• **PROBLEM TO SOLVE**
Keep every line in which "fused" occurs and drop the rest of the data.

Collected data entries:
========================

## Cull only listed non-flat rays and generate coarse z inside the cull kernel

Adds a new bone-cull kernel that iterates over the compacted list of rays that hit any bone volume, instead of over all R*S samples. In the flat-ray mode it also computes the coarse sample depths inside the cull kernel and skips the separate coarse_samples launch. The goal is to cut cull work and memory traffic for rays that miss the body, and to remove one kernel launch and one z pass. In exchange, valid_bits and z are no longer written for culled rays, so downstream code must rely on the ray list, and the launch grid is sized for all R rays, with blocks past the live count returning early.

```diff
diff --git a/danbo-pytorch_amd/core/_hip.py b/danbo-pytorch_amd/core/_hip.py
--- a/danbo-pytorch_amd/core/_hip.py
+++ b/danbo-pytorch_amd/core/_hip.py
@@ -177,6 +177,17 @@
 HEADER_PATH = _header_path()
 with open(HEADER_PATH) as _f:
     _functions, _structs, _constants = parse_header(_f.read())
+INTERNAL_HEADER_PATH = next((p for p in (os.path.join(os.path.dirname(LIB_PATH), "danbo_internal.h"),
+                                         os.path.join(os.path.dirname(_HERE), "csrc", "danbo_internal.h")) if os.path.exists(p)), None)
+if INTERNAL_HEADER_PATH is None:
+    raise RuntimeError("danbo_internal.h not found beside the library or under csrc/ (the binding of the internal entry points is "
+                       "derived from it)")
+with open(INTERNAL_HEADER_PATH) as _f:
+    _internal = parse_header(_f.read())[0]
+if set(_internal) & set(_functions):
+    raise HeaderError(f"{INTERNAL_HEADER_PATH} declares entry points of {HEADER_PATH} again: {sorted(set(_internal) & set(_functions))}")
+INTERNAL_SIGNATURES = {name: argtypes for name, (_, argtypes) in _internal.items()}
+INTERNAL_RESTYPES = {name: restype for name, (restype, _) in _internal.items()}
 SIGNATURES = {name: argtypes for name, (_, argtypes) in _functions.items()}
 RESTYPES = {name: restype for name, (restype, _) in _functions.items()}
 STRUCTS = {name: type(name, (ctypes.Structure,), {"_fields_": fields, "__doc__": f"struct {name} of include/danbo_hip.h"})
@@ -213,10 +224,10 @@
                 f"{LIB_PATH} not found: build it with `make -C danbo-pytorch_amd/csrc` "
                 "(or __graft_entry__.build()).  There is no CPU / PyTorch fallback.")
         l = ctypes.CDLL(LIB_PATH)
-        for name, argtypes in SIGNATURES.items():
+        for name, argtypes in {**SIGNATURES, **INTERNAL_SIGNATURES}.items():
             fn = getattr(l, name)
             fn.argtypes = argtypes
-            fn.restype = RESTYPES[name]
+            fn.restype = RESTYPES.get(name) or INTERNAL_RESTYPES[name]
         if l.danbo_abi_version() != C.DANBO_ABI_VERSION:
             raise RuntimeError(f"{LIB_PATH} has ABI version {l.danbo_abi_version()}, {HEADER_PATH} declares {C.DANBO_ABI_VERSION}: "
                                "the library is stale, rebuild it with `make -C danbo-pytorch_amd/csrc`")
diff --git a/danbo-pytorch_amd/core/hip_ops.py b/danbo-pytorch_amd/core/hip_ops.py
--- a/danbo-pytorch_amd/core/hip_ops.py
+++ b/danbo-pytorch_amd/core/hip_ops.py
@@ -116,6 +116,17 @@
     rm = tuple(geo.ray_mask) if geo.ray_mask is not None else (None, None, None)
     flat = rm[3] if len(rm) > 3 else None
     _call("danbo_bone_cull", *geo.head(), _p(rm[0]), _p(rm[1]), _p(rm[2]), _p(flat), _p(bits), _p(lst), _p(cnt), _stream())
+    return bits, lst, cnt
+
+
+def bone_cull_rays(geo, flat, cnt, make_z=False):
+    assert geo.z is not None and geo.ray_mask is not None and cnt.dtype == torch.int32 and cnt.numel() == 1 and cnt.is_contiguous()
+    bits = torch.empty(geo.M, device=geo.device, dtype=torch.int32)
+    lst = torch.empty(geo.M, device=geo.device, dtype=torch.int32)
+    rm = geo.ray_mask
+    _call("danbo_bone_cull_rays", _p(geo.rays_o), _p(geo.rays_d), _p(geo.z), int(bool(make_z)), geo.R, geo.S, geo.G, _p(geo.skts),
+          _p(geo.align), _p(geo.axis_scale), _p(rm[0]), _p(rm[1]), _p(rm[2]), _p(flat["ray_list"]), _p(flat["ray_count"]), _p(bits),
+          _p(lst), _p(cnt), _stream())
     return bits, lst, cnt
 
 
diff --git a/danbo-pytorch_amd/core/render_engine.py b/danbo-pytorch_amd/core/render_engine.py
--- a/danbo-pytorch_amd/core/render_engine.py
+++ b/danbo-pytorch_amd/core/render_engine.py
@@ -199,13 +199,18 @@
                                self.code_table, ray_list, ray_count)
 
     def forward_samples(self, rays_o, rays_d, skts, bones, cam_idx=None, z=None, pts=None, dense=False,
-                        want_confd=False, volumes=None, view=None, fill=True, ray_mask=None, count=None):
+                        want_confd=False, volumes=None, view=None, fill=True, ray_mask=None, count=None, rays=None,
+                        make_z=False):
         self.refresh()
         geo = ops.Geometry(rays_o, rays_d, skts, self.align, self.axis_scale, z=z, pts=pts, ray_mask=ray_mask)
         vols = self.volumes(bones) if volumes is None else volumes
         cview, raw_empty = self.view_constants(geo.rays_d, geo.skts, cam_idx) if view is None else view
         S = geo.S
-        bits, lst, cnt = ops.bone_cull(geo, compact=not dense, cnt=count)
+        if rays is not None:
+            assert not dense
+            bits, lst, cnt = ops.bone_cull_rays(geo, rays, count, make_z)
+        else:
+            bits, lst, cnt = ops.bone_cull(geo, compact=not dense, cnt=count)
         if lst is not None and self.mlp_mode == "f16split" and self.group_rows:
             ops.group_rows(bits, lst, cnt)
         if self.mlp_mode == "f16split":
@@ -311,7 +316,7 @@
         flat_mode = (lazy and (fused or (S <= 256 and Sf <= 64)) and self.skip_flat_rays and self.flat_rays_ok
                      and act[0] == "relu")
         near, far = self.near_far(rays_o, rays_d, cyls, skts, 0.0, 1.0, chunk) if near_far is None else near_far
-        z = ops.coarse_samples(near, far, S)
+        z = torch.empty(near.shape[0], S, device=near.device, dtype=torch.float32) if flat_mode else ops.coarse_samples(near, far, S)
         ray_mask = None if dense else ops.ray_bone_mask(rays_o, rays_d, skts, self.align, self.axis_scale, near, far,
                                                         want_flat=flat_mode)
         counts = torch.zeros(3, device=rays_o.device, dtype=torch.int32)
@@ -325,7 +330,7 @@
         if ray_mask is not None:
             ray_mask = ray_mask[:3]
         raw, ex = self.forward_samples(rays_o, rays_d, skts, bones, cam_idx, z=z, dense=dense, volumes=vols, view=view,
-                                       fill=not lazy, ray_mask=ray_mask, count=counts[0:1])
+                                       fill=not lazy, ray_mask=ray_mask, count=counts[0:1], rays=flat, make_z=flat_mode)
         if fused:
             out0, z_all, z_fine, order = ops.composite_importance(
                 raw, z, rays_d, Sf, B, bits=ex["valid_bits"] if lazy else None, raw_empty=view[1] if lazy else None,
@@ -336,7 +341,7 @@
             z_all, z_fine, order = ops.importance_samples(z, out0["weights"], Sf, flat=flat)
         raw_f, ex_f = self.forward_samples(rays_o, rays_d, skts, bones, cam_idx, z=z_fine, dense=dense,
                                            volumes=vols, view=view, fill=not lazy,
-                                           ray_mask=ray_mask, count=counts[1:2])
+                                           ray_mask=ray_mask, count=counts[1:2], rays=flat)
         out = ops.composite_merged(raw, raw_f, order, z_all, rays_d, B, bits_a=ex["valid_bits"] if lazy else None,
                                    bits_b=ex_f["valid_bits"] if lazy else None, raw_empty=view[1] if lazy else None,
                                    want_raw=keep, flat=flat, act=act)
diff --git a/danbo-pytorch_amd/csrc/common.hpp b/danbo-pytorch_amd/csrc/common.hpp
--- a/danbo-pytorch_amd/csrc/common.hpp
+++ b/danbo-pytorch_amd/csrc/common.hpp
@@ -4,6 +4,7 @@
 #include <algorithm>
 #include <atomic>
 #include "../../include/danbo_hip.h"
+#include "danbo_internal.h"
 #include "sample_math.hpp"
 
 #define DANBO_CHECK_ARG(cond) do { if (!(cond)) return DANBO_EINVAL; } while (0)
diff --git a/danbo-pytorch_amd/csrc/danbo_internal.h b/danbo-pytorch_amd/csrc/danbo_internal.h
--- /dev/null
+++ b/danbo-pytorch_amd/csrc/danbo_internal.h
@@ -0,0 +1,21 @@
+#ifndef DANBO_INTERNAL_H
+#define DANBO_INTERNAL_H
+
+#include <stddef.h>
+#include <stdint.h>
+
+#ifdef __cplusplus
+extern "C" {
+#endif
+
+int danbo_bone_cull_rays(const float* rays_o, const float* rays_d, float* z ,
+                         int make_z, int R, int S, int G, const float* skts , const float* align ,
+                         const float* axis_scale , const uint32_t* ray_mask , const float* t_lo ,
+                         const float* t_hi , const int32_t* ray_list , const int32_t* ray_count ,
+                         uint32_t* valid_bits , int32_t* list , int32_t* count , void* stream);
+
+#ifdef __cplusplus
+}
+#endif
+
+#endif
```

========================

• **TASK RESULT**
         flat_mode = (lazy and (fused or (S <= 256 and Sf <= 64)) and self.skip_flat_rays and self.flat_rays_ok
         if fused:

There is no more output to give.